« Heureux les enfants qui naissent sans qu’on sache trop pourquoi ! »
Lucien Israël, Boiter n’est pas pécher.
Lucien Israël écrit cette phrase à la fin du chapitre « Pourquoi des enfants », dans lequel il évoque les raisons pour lesquelles les gens décident d’avoir des enfants et cet écart, ce manque qu’il existe toujours car si nous savions vraiment pourquoi nous voulions des enfants, ces enfants seraient enfermés dans cette raison.
Quand un enfant arrive au monde, il est entièrement dépendant de ses parents. Quand l’enfant pleure, les parents sont là pour répondre à ses besoins. Aussi bien l’enfant et les parents sont une sorte de même entité. Dans cet ensemble constitué, il y a dès le début un écart qui est source de frustration et même de colère chez l’enfant comme chez les parents. L’enfant ne pouvant s’exprimer par des mots est sous la coupe de l’interprétation souvent hasardeuse des parents. De plus, les parents parfois « se refilent le bébé », brisant au passage l’image idyllique d’un amour parental censé dégouliner à chaque heure du jour et de la nuit.
Dans cette affaire, l’enfant comprend très vite que s’il veut obtenir ce qu’il veut, il va devoir balbutier quelques mots à la mère en échange de soins, de lait et d’amour. Aussi, le langage devient pour lui une source de jouissance et il met toutes ses compétences innées à contribution.
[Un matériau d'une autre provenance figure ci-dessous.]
# kch3782/torcwa

Measured on AMD Instinct MI355X. Metric: RCWA layer-solves/sec (complex64 I/O) at Fourier order [15,15], higher is better.
Workload: dtype c128 results (mixed-precision eigensolver: fp32 eigendecomposition refined to fp64 by two Newton steps -- fp64 residual and update GEMMs, the correction solved with ONE fp32 LU of the fp32 start; everything else fp64 MFMA); complex64 I/O; 1 GPU; configs[1]: single patterned layer, order=[15,15] (n=1922), 300x300 grid, 128-lambda sweep, glass input half-space; points_total=128, points_per_gpu=128, layer_solves_per_point=1, chunk=128, streams=1, precision=high

## Files before the change

include/trx.h:

```cpp
#ifndef TRX_H_
#define TRX_H_
#include <stddef.h>

#ifdef __cplusplus
extern "C" {
#endif

enum { TRX_C64 = 0, TRX_C128 = 1 };
enum { TRX_OP_N = 0, TRX_OP_T = 1, TRX_OP_C = 2 };
enum {
    TRX_OK = 0,
    TRX_ERR_DTYPE = -1,
    TRX_ERR_ARG = -2,
    TRX_ERR_WORKSPACE = -3,
    TRX_ERR_LAUNCH = -4,
    TRX_ERR_UNSUPPORTED = -5
};

int trx_version(void);
const char* trx_strerror(int code);

size_t trx_convmat_ws_bytes(int dtype, int batch, int nx, int ny, int ox, int oy);
int trx_convmat(int dtype, int grid_is_complex, const void* grid, int batch, int nx, int ny, int ox, int oy,
                void* out, void* ws, size_t ws_bytes, void* stream);
// ... 29 lines not shown
size_t trx_eig_ws_bytes(int dtype, int n, int batch);
int trx_eig(int dtype, void* A, void* w, void* V, int n, int batch, int* info, void* ws, size_t ws_bytes,
            void* stream);
int trx_eig_last_fallback(void);
size_t trx_eig_ws_bytes_opts(int dtype, int n, int batch, unsigned opts);
int trx_eig_opts(int dtype, void* A, void* w, void* V, int n, int batch, int* info, void* ws, size_t ws_bytes, void* stream, unsigned opts);

int trx_tuning(const char* key, int value);

size_t trx_eig_backward_ws_bytes(int dtype, int n, int batch);
int trx_eig_backward(int dtype, const void* w, const void* V, const void* gw, const void* gV, double broadening, int n, int batch,
                     void* gA, int* piv, int* info, void* ws, size_t ws_bytes, void* stream);

int trx_build_pq(int dtype, const void* E, const void* Einv, const void* Mu, const void* Muinv, const void* kx,
                 const void* ky, int N, int batch, void* P, void* Q, void* stream);

size_t trx_layer_smatrix_ws_bytes(int dtype, int N, int batch);
size_t trx_layer_smatrix_ws_bytes_lean(int dtype, int N, int batch);
size_t trx_hmodes_ws_bytes(int dtype, int N, int batch);
int trx_hmodes(int dtype, const void* E, const void* mu, const void* kx, const void* ky, const void* W, const void* kz, int N, int batch,
               void* V, int* piv, int* info, void* ws, size_t ws_bytes, void* stream);
int trx_layer_smatrix(int dtype, const void* P, const void* Q, const void* W, const void* kzfac, const void* vfinv,
                      const void* phase, int use_q, int N, int batch, void* S11, void* S21, void* V, void* Cplus,
                      void* Cminus, int* piv, int* info, void* ws, size_t ws_bytes, void* stream);

size_t trx_redheffer_ws_bytes(int dtype, int n, int batch);
int trx_redheffer(int dtype, const void* const* Sm, const void* const* Sn, void* const* Sout, void* XY, int n, int batch,
                  int* piv, int* info, void* ws, size_t ws_bytes, void* stream);

size_t trx_redheffer_halfspace_ws_bytes(int dtype, int N, int batch, int side, int want_xy);
int trx_redheffer_halfspace(int dtype, int side, const void* bd, const void* const* S, void* const* Sout, void* XY, int N, int batch,
                            int* piv, int* info, void* ws, size_t ws_bytes, void* stream);

size_t trx_build_a_ws_bytes(int dtype, int N, int batch);
int trx_build_a(int dtype, const void* E, const void* Einv, const void* mu, const void* kx, const void* ky, int N, int batch, void* A,
                void* ws, size_t ws_bytes, void* stream);

int trx_build_pq_aniso(int dtype, const void* Ex, const void* Ey, const void* Einv, const void* Mx, const void* My, const void* Minv,
                       const void* kx, const void* ky, int N, int batch, void* P, void* Q, void* stream);
size_t trx_build_a_aniso_ws_bytes(int dtype, int N, int batch);
int trx_build_a_aniso(int dtype, const void* Ex, const void* Ey, const void* Einv, const void* mu, const void* kx, const void* ky, int N, int batch,
                      void* A, void* ws, size_t ws_bytes, void* stream);

int trx_build_pq_tensor(int dtype, const void* Exx, const void* Exy, const void* Eyy, const void* Einv, const void* Mu, const void* Muinv,
                        const void* kx, const void* ky, int N, int batch, void* P, void* Q, void* stream);
size_t trx_build_a_tensor_ws_bytes(int dtype, int N, int batch);
int trx_build_a_tensor(int dtype, const void* Exx, const void* Exy, const void* Eyy, const void* Einv, const void* mu, const void* kx, const void* ky,
                       int N, int batch, void* A, void* ws, size_t ws_bytes, void* stream);

int trx_matvec(int dtype, const void* A, const void* X, long strideX, void* Y, int m, int k, int c, int batch, void* stream);
size_t trx_layer_flux_ws_bytes(int dtype, int N, int nz, int batch);
int trx_layer_flux(int dtype, const void* W, const void* V, const void* cplus, const void* cminus, const void* kz, const double* omega,
                   const double* d, const double* z, int z_is_fraction, int N, int nz, int batch, double* flux, void* ws, size_t ws_bytes,
                   void* stream);

int trx_prof_enable(int on);
int trx_prof_reset(void);
int trx_prof_get(int tag, double* out);
const char* trx_prof_tag_name(int tag);

#ifdef __cplusplus
}
#endif
#endif
```

torcwa_amd/_lib.py:

```python
import ctypes
import os
from ctypes import c_char_p, c_double, c_int, c_long, c_size_t, c_void_p

_HERE = os.path.dirname(os.path.abspath(__file__))
LIB_PATH = os.path.join(_HERE, "libtrx.so")

C64, C128 = 0, 1
OP_N, OP_T, OP_C = 0, 1, 2

_SIGS = {
    "trx_version": (c_int, []),
    "trx_strerror": (c_char_p, [c_int]),
    "trx_convmat_ws_bytes": (c_size_t, [c_int, c_int, c_int, c_int, c_int, c_int]),
    "trx_convmat": (c_int, [c_int, c_int, c_void_p, c_int, c_int, c_int, c_int, c_int, c_void_p, c_void_p, c_size_t, c_void_p]),
    "trx_convmat_orders_ws_bytes": (c_size_t, [c_int, c_int, c_int, c_int, c_int, c_int, c_int]),
    "trx_convmat_orders": (c_int, [c_int, c_int, c_void_p, c_int, c_int, c_int, c_void_p, c_int, c_int, c_int, c_void_p, c_void_p, c_size_t,
                                   c_void_p]),
    "trx_convmat_li_ws_bytes": (c_size_t, [c_int, c_int, c_int, c_int, c_int, c_int]),
    "trx_convmat_li": (c_int, [c_int, c_int, c_void_p, c_int, c_int, c_int, c_int, c_int, c_void_p, c_void_p, c_void_p, c_void_p, c_void_p,
                               c_void_p, c_size_t, c_void_p]),
    "trx_build_pq_aniso": (c_int, [c_int, c_void_p, c_void_p, c_void_p, c_void_p, c_void_p, c_void_p, c_void_p, c_void_p, c_int, c_int, c_void_p,
                                   c_void_p, c_void_p]),
    "trx_build_a_aniso_ws_bytes": (c_size_t, [c_int, c_int, c_int]),
    "trx_build_a_aniso": (c_int, [c_int, c_void_p, c_void_p, c_void_p, c_void_p, c_void_p, c_void_p, c_int, c_int, c_void_p, c_void_p, c_size_t,
# ... 1 lines not shown
    "trx_normal_field_ws_bytes": (c_size_t, [c_int, c_int, c_int, c_int]),
    "trx_normal_field": (c_int, [c_int, c_int, c_void_p, c_int, c_int, c_int, c_double, c_double, c_double, c_void_p, c_void_p, c_size_t, c_void_p]),
    "trx_convmat_nv_ws_bytes": (c_size_t, [c_int, c_int, c_int, c_int, c_int, c_int]),
    "trx_convmat_nv": (c_int, [c_int, c_int, c_void_p, c_int, c_int, c_int, c_int, c_int, c_double, c_double, c_double, c_void_p, c_void_p, c_void_p,
                               c_void_p, c_void_p, c_void_p, c_size_t, c_void_p]),
    "trx_normal_field_lattice": (c_int, [c_int, c_int, c_void_p, c_int, c_int, c_int, c_double, c_void_p, c_void_p, c_void_p, c_size_t, c_void_p]),
    "trx_convmat_nv_orders_ws_bytes": (c_size_t, [c_int, c_int, c_int, c_int, c_int, c_int, c_int]),
    "trx_convmat_nv_orders": (c_int, [c_int, c_int, c_void_p, c_int, c_int, c_int, c_void_p, c_int, c_int, c_int, c_double, c_void_p, c_void_p,
                                      c_void_p, c_void_p, c_void_p, c_void_p, c_void_p, c_size_t, c_void_p]),
    "trx_build_pq_tensor": (c_int, [c_int, c_void_p, c_void_p, c_void_p, c_void_p, c_void_p, c_void_p, c_void_p, c_void_p, c_int, c_int, c_void_p,
                                    c_void_p, c_void_p]),
    "trx_build_a_tensor_ws_bytes": (c_size_t, [c_int, c_int, c_int]),
    "trx_build_a_tensor": (c_int, [c_int, c_void_p, c_void_p, c_void_p, c_void_p, c_void_p, c_void_p, c_void_p, c_int, c_int, c_void_p, c_void_p,
                                   c_size_t, c_void_p]),
    "trx_gemm": (c_int, [c_int, c_int, c_int, c_int, c_int, c_int, c_void_p, c_void_p, c_int, c_long, c_void_p, c_int, c_long,
                         c_void_p, c_void_p, c_int, c_long, c_int, c_void_p]),
    "trx_lu_solve": (c_int, [c_int, c_void_p, c_int, c_void_p, c_int, c_int, c_void_p, c_void_p, c_void_p]),
    "trx_inverse_ws_bytes": (c_size_t, [c_int, c_int, c_int]),
    "trx_inverse": (c_int, [c_int, c_void_p, c_int, c_int, c_void_p, c_void_p, c_void_p, c_size_t, c_void_p]),
    "trx_eig_ws_bytes": (c_size_t, [c_int, c_int, c_int]),
    "trx_build_pq": (c_int, [c_int, c_void_p, c_void_p, c_void_p, c_void_p, c_void_p, c_void_p, c_int, c_int, c_void_p, c_void_p, c_void_p]),
    "trx_layer_smatrix_ws_bytes": (c_size_t, [c_int, c_int, c_int]),
    "trx_layer_smatrix_ws_bytes_lean": (c_size_t, [c_int, c_int, c_int]),
    "trx_layer_smatrix": (c_int, [c_int, c_void_p, c_void_p, c_void_p, c_void_p, c_void_p, c_void_p, c_int, c_int, c_int, c_void_p, c_void_p,
                                  c_void_p, c_void_p, c_void_p, c_void_p, c_void_p, c_void_p, c_size_t, c_void_p]),
    "trx_eig_backward_ws_bytes": (c_size_t, [c_int, c_int, c_int]),
    "trx_eig_backward": (c_int, [c_int, c_void_p, c_void_p, c_void_p, c_void_p, c_double, c_int, c_int, c_void_p, c_void_p, c_void_p, c_void_p, c_size_t, c_void_p]),
    "trx_hmodes_ws_bytes": (c_size_t, [c_int, c_int, c_int]),
    "trx_hmodes": (c_int, [c_int, c_void_p, c_void_p, c_void_p, c_void_p, c_void_p, c_void_p, c_int, c_int, c_void_p, c_void_p, c_void_p, c_void_p, c_size_t, c_void_p]),
    "trx_redheffer_ws_bytes": (c_size_t, [c_int, c_int, c_int]),
    "trx_redheffer": (c_int, [c_int, c_void_p, c_void_p, c_void_p, c_void_p, c_int, c_int, c_void_p, c_void_p, c_void_p, c_size_t, c_void_p]),
    "trx_redheffer_halfspace_ws_bytes": (c_size_t, [c_int, c_int, c_int, c_int, c_int]),
    "trx_redheffer_halfspace": (c_int, [c_int, c_int, c_void_p, c_void_p, c_void_p, c_void_p, c_int, c_int, c_void_p, c_void_p, c_void_p, c_size_t, c_void_p]),
    "trx_build_a_ws_bytes": (c_size_t, [c_int, c_int, c_int]),
    "trx_build_a": (c_int, [c_int, c_void_p, c_void_p, c_void_p, c_void_p, c_void_p, c_int, c_int, c_void_p, c_void_p, c_size_t, c_void_p]),
    "trx_matvec": (c_int, [c_int, c_void_p, c_void_p, c_long, c_void_p, c_int, c_int, c_int, c_int, c_void_p]),
    "trx_layer_flux_ws_bytes": (c_size_t, [c_int, c_int, c_int, c_int]),
    "trx_layer_flux": (c_int, [c_int, c_void_p, c_void_p, c_void_p, c_void_p, c_void_p, c_void_p, c_void_p, c_void_p, c_int, c_int, c_int, c_int,
                               c_void_p, c_void_p, c_size_t, c_void_p]),
    "trx_tuning": (c_int, [c_char_p, c_int]),
    "trx_prof_enable": (c_int, [c_int]),
    "trx_prof_reset": (c_int, []),
    "trx_prof_get": (c_int, [c_int, c_void_p]),
    "trx_prof_tag_name": (c_char_p, [c_int]),
    "trx_eig": (c_int, [c_int, c_void_p, c_void_p, c_void_p, c_int, c_int, c_void_p, c_void_p, c_size_t, c_void_p]),
    "trx_eig_last_fallback": (c_int, []),
    "trx_eig_ws_bytes_opts": (c_size_t, [c_int, c_int, c_int, ctypes.c_uint]),
    "trx_eig_opts": (c_int, [c_int, c_void_p, c_void_p, c_void_p, c_int, c_int, c_void_p, c_void_p, c_size_t, c_void_p, ctypes.c_uint]),
}


class TrxError(RuntimeError):
    pass


class TrxLib:

    def __init__(self, path):
        if not os.path.exists(path):
            raise TrxError(
                f"{path} not found: the HIP extension is not built. Run `python torcwa_amd/csrc/build.py` "
                "(hipcc --offload-arch=gfx950). torcwa_amd has no CPU fallback.")
        self.path = path
        self.dll = ctypes.CDLL(path)
        for name, (res, args) in _SIGS.items():
            fn = getattr(self.dll, name)
# ... 22 lines not shown
```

J’observais il y a quelques jours ma nièce âgée de seulement deux mois, qui tentait d’imiter sa maman pour parler. Formant les lèvres, ouvrant la bouche en cœur, levant le menton et y mettant beaucoup d’intention. À tel point, que les mots comme des signaux de fumée, même s’ils ne faisaient pas vibrer l’air pour produire des sons, étaient entendables de nos yeux. Sa maman l’encourageant dans cet exercice, le jeu dura plusieurs minutes.
Ce qu’on désigne par stade du miroir n’est autre que la constitution du sujet dans une découverte progressive par l’enfant de l’unité de son corps et de l’écart entre l’intérieur et l’extérieur.
La découverte par l’enfant de l’écart entre son image corporelle et son image spéculaire. Écart entre ce que l’enfant ressent et ce qu’il donne à voir. Écart entre ce qu’il pense être et ce qu’on voit de lui.
Cet autre qu’il voit dans le miroir et dans les yeux de ses parents, est parfois confondu avec lui-même. Ce qui peut générer des tensions agressives tournées vers les autres et vers lui-même.
Par cette formation d’un Moi unifié dans une forme de jubilation narcissique et par le refoulement de l’image corporelle dans l’inconscient en formation, le sujet commence une nouvelle expérience avec le réel.
Le refoulement de ce que l’enfant souhaite véritablement et son ouverture au désir de l’autre dans la parole est un équilibre délicat entre formation et aliénation du sujet.
L’image du corps refoulée est marqué par des mots, des signifiants et des désirs. L’inconscient se structure comme tel. Comme un langage. Le langage du grand Autre.
L’inconscient n’est pas l’instinct de l’homme mais une division de l’homme de manière que l’ambivalence et des pensées contradictoires peuvent cohabiter dans un seul et même être. Lui offrant ainsi la possibilité d’un choix et de donner un sens propre à sa vie.